El cambio de sesgo ideológico llegaría en los 60, cuando la contracultura y el movimiento sesentayochista redirigirían la culpa hacia los powers that be. Es una mascletá libertaria de denuncias que da inicio con panfletos libelosos como Capitalism plus dope equals genocide (1970) de Michael “Cetewayo” Tabor y La droga, potencia mundial: el negocio con el vicio (1981) de Hans-Georg Behr, entre otros. El gobierno norteamericano empieza a revelarse como el Fu-man-chú de una trama maquiavélica para acabar con la agitación revolucionaria de melenudos, negros y rojos. La revista Ramparts, en un reportaje de 1971, señalaba a la CIA como facilitadora de ese meneo de heroína, y solo un año después Triunfo reproduciría sus puntos de vista para el público español.

La verdad está envuelta en penumbra, claro, pero Usó tiende a pensar que la CIA utilizó fondos del narcotráfico para guerrear contra el comunismo, sí, pero que dicha táctica obedecía a “fines geopolíticos”, no “biopolíticos” (es decir: intoxicación sistemática de jipis y ácratas). Asimismo, en mi opinión, la existencia de CointelPRO (programa de contrainteligencia creado para desbaratar organizaciones disidentes dentro de los Estados Unidos) y más particularmente del programa secreto de control mental MK Ultra, que experimentó con sustancias alteradoras de la percepción (como arma de estado) hacen que uno casi se sienta obligado a creer que, si el gobierno USA no promovió un genocidio toxicológico centralizado y sistemático (como afirma Usó), fue únicamente por la dificultad logística.

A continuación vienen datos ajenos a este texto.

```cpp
// ... 28 lines not shown
        long cpw = 0;
        long waves = 8;
        long variant = 0;
        std::vector<uint32_t> bg_order;
        long wpg = 16;
        bool wpg_fixed = false;
        long multi_target = 1;
        long mfma_targets = 1;
        long mfma_plain_tau = 1;
        long mfma_min = 4;
        long mfma_wg_sum = 1;
        long mfma_batch = 36;
        long guided = 4;
        long ring = 2;
        long recbytes = 12 * 1024;
        long site_blocks = 2;
        long recount_blocks = 4;
        long compact = 0;
        long ibd0_after = 8;
        long prep_ahead = 1;
        long end_in_dispatch = 1;
        long fin_next = 1;
        long sum_dpp = 1;
        long mx_counts = 1;
        long reserve_compact = 1;
        long compact_align = 1;
        long compact_density = 4;
        long compact_targets = 256;
        long site_results = 1;
        long staged_upload = 1;
        long log_windows = 0;
        long stage_workers = Staging::WORKERS;
    } opt;

    struct Tables {
        double eps = 0.02;
        unsigned max_cov = 20;
        std::vector<double> lut_h;
        DevBuf lut;
        bool pop_lut_ok = false;
        std::vector<unsigned long> nck_h;
        DevBuf nck_dev;
        std::vector<ibdg::PowEntry> p1_h, p2_h, p3_h;
        std::vector<ibdg::WinRaw> pb_h;
        DevBuf pow1, pow2, pow3, powb;
        size_t tab_dev = 0;
// ... 167 lines not shown
        bool fresh(Product k, const int64_t want[3]) const
        { return have[k] && P[k][0] == want[0] && P[k][1] == want[1] && P[k][2] == want[2]; }
        void made(Product k, const int64_t made_for[3])
        { have[k] = true; P[k][0] = made_for[0]; P[k][1] = made_for[1]; P[k][2] = made_for[2]; }
        bool records_fresh() const { return recs_ok; }
        void records_made() { recs_ok = true; }
        void records_drop() { recs_ok = false; }
        void drop() { have[PATH] = have[POST] = recs_ok = false; }
        void free_bufs() { release_all({&path, &score, &count, &post, &pout, &ptab, &spos, &sout, &soff, &recs}); }
    } ls;

    struct PendingFin {
        bool pending = false;
        ibdg::PopFinalArgs args;
        unsigned count = 0;
        uint64_t sites_gen = 0;
        int half = 0;
    } fin;

    DevBuf wtarget_mt, twords_mt, partial, aimg, wc_slot, partial_h, vals, order;

    int last_variant = 0;
    int last_count_unit = 0;
    std::vector<uint32_t> prev_targets;
    struct Ring {
        static constexpr int SLOTS = 4;
        static constexpr int NREF_SLOTS = 2 * SLOTS;
        static constexpr size_t AHEAD_MAX_T = 64;
        static constexpr int STAGE_SLOTS = 4;
        uint32_t *stage[STAGE_SLOTS] = {};
        size_t stage_cap = 0;
        hipEvent_t stage_ev[STAGE_SLOTS] = {};
        int stage_next = 0;
        int cur = 0;
        int nref = 0;
        hipEvent_t main_read[SLOTS] = {}, s2_read[SLOTS] = {};
        bool main_pending[SLOTS] = {}, s2_pending[SLOTS] = {};
        hipEvent_t ready = nullptr;
        bool unsettled = false;
        hipEvent_t ev_s3sync = nullptr;
        uint64_t s3_gen = 0;
    } ring;

    DevBuf targets, weight, nrefpanel, af, site_ll, win_ll;
    DevBuf llr_seg, llr_part, llr_out;
    size_t n_targets = 0;
// ... 30 lines not shown
using Opt = ibdg_ctx::Options;
const OptionRow OPTION_TABLE[] = {
    {"count_in_run", &Opt::count_in_run, OptionRow::BOOL},
    {"multi_target", &Opt::multi_target, OptionRow::BOOL},
    {"mfma_targets", &Opt::mfma_targets, OptionRow::BOOL},
    {"mfma_plain_tau", &Opt::mfma_plain_tau, OptionRow::BOOL},
    {"mfma_min", &Opt::mfma_min, OptionRow::RANGE, 1, IBDG_TG},
    {"guided_runs", &Opt::guided, OptionRow::ANY},
    {"compact_align", &Opt::compact_align, OptionRow::SET, opt_set({1, 2, 4, 8, 16, 32}), 0, "1, 2, 4, 8, 16 or 32"},
    {"mfma_wg_sum", &Opt::mfma_wg_sum, OptionRow::BOOL},
    {"mfma_batch_groups", &Opt::mfma_batch, OptionRow::CLAMP, 1, 64},
    {"ibd0_after", &Opt::ibd0_after, OptionRow::CLAMP, 0, LONG_MAX},
    {"end_in_dispatch", &Opt::end_in_dispatch, OptionRow::BOOL},
    {"prep_ahead", &Opt::prep_ahead, OptionRow::BOOL},
    {"dispatch_events", &Opt::dispatch_events, OptionRow::BOOL},
    {"async", &Opt::async, OptionRow::BOOL},
    {"dev_inputs_ready", &Opt::dev_inputs_ready, OptionRow::BOOL},
    {"staged_upload", &Opt::staged_upload, OptionRow::BOOL},
    {"stage_workers", &Opt::stage_workers, OptionRow::RANGE, 1, ibdg_ctx::Staging::WORKERS},
    {"compact_tiles", &Opt::compact, OptionRow::RANGE, -1, 1, "-1 (never), 0 (auto) or 1 (always)"},
    {"finalize_in_next", &Opt::fin_next, OptionRow::RANGE, 0, 1, "0 or 1", OptionRow::JOIN_STREAMS},
    {"sum_dpp", &Opt::sum_dpp, OptionRow::RANGE, 0, 1, "0 or 1"},
    {"mx_counts", &Opt::mx_counts, OptionRow::RANGE, 0, 1, "0 or 1"},
    {"reserve_compact", &Opt::reserve_compact, OptionRow::RANGE, 0, 1, "0 or 1"},
    {"compact_density", &Opt::compact_density, OptionRow::RANGE, 1, 1000000},
    {"compact_targets", &Opt::compact_targets, OptionRow::RANGE, 1, 65536},
    {"site_results", &Opt::site_results, OptionRow::RANGE, 0, 1, "0 or 1"},
    {"log_windows", &Opt::log_windows, OptionRow::RANGE, 0, 1, "0 or 1"},
    {"rows_blocks_per_cu", &Opt::rows_blocks, OptionRow::RANGE, 0, 128},
    {"site_blocks_per_cu", &Opt::site_blocks, OptionRow::RANGE, 0, 128},
    {"recount_blocks_per_cu", &Opt::recount_blocks, OptionRow::RANGE, 0, 128},
    {"chunks_per_wave", &Opt::cpw, OptionRow::RANGE, 0, 5},
    {"waves_per_block", &Opt::waves, OptionRow::RANGE, 1, 8},
    {"ld_variant", &Opt::variant, OptionRow::RANGE, 0, 3, "0 (auto), 1 (strict), 2 (exponent counting) or 3 (reference order)"},
    {"ring_slots", &Opt::ring, OptionRow::SET, opt_set({2, 3, 4, 8}), 0, "2, 3, 4 or 8"},
    {"record_lds_bytes", &Opt::recbytes, OptionRow::RANGE, 1024, 96 * 1024},
    {"windows_per_wave", &Opt::wpg, OptionRow::RANGE, 1, 65536, nullptr, OptionRow::FIX_WPG},
};
```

No por falta de ganas. K.A.

Pero: ¿nos matan con heroína, sí o no?

https://i2.wp.com/www.playgroundmag.net/bbtfile/6_20151211zdXn6Y.jpegLa respuesta breve de Juan Carlos Usó (Nules, 1959) es que el estado no nos mata con heroína. Ya pueden llamar a su camello con la seguridad de que no pertenece al CESID. La menos breve concluye que jamás existió una conspiración “biopolítica” destinada a sojuzgar con opiáceos a la airada juventud de la Transición, y que se trató únicamente de corrupción policial desmadrada.

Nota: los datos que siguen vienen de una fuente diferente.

+struct DupSlice { uint4 q[DUP_SLICE_QUADS]; };
+typedef uint32_t dup_u32x4 __attribute__((ext_vector_type(4)));
+__device__ __forceinline__ void dup_load_slice(DupSlice& d, const uint8_t* __restrict__ content,
+                                               uint64_t stride, uint32_t file, uint32_t s, uint32_t voff) {
+  const uint64_t a = (uint64_t)content + (uint64_t)file * stride;
+  const uint64_t row = ((uint64_t)(uint32_t)__builtin_amdgcn_readfirstlane((int)(a >> 32)) << 32) |
+                       (uint32_t)__builtin_amdgcn_readfirstlane((int)(uint32_t)a);
+  const __amdgpu_buffer_rsrc_t rsrc =
+      __builtin_amdgcn_make_buffer_rsrc((void*)row, 0, (int)DUP_ROW_BYTES, 0x00020000);
+#pragma unroll
+  for (uint32_t u = 0; u < DUP_SLICE_QUADS; ++u) {
+    const dup_u32x4 v = __builtin_amdgcn_raw_buffer_load_b128(rsrc, (int)voff,
+                                                              (int)dup_slice_quad_offset(s, u, 0), 0);
+    d.q[u] = make_uint4(v.x, v.y, v.z, v.w);
+  }
+}
+__device__ __forceinline__ bool dup_slices_differ(const DupSlice& a, const DupSlice& b) {
+  uint32_t d = 0;
+#pragma unroll
+  for (uint32_t u = 0; u < DUP_SLICE_QUADS; ++u)
+    d |= (a.q[u].x ^ b.q[u].x) | (a.q[u].y ^ b.q[u].y) | (a.q[u].z ^ b.q[u].z) | (a.q[u].w ^ b.q[u].w);
+  return __builtin_amdgcn_ballot_w64(d != 0) != 0;
+}
+__device__ __forceinline__ uint32_t dup_lane_of(uint32_t voff) {
+  uint32_t lane;
+  asm volatile("v_lshrrev_b32 %0, 4, %1" : "=v"(lane) : "v"(voff));
+  return lane;
+}
+__device__ __forceinline__ uint32_t dup_first_bit(uint32_t m) {
+  return (uint32_t)__builtin_amdgcn_readfirstlane(__builtin_ctz(m));
+}
+
+__device__ __forceinline__ uint32_t dup_compare_task(const uint8_t* __restrict__ content, uint64_t stride,
+                                                     const uint64_t* __restrict__ sizes,
+                                                     const DupLists& dl, uint32_t t, uint32_t n_cand,
+                                                     uint32_t voff) {
+  uint32_t lane = dup_lane_of(voff);
+  const uint32_t first = dup_task_first(t), m = dup_task_entries(t, n_cand);
+  uint32_t f = 0, g = 0;
+  bool ok = false;
+  if (lane < m) {
+    f = dl.list_c[first + lane];
+    g = dl.cand[f];
+    ok = sizes[f] == sizes[g];
+  }
+  bool head = lane < m;
+  if (head && lane) head = dl.first[g] == first + lane;
+  const uint32_t heads = (uint32_t)__ballot(head);
+  const uint32_t runs = (uint32_t)__builtin_popcount(heads);
+  uint32_t alive = (uint32_t)__ballot(ok);
 #pragma unroll 1
-  for (uint32_t q = lane; q < CMP_QUADS; q += 64 * CMP_UNROLL) {
-    uint4 x[CMP_UNROLL], y[CMP_UNROLL];
-#pragma unroll
-    for (uint32_t u = 0; u < CMP_UNROLL; ++u) x[u] = a[q + 64 * u];
-#pragma unroll
-    for (uint32_t u = 0; u < CMP_UNROLL; ++u) y[u] = b[q + 64 * u];
-    uint32_t d = 0;
-#pragma unroll
-    for (uint32_t u = 0; u < CMP_UNROLL; ++u)
-      d |= (x[u].x ^ y[u].x) | (x[u].y ^ y[u].y) | (x[u].z ^ y[u].z) | (x[u].w ^ y[u].w);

Usó señala un tufo moralista en la gestación de la conspiranoia, con los movimientos obreristas de los años 30 hablando de un “liberticidio” narcótico orquestado por los “defensores del clericalismo y capitalismo”. Cuando la contracultura española recogió ese testigo, y lo revitalizó con teorías de la contracultura gringa, se limitó a repetir las tesis valiéndose del reconcomio y la sospecha (razonable) hacia el Estado post-franquista, sin efectuar un examen profundo. Usó cita el artículo de Eduardo Haro Ibars de 1978 “Nos matan con heroína” para Ozono como impulsor de la idea de la heroína como “instrumento de control por parte del poder”. La contracultura friqui en pleno (de Pau Riba a Pepe Ribas de Ajoblanco), así como los punks posteriores, enarbolaron la idea del complot. Usó subraya a los grandes fiscales de dicha componenda, la izquierda abertzale, con declaraciones de HB en 1980 sobre la “mafia de la heroína”, la cruzada contra el tráfico de drogas que inició ETA y el dosier de la asociación Askagintza de 1984, entre otros. Todos aseveran que el infame Estado Español nos metió picos en vena para acabar con el amonal.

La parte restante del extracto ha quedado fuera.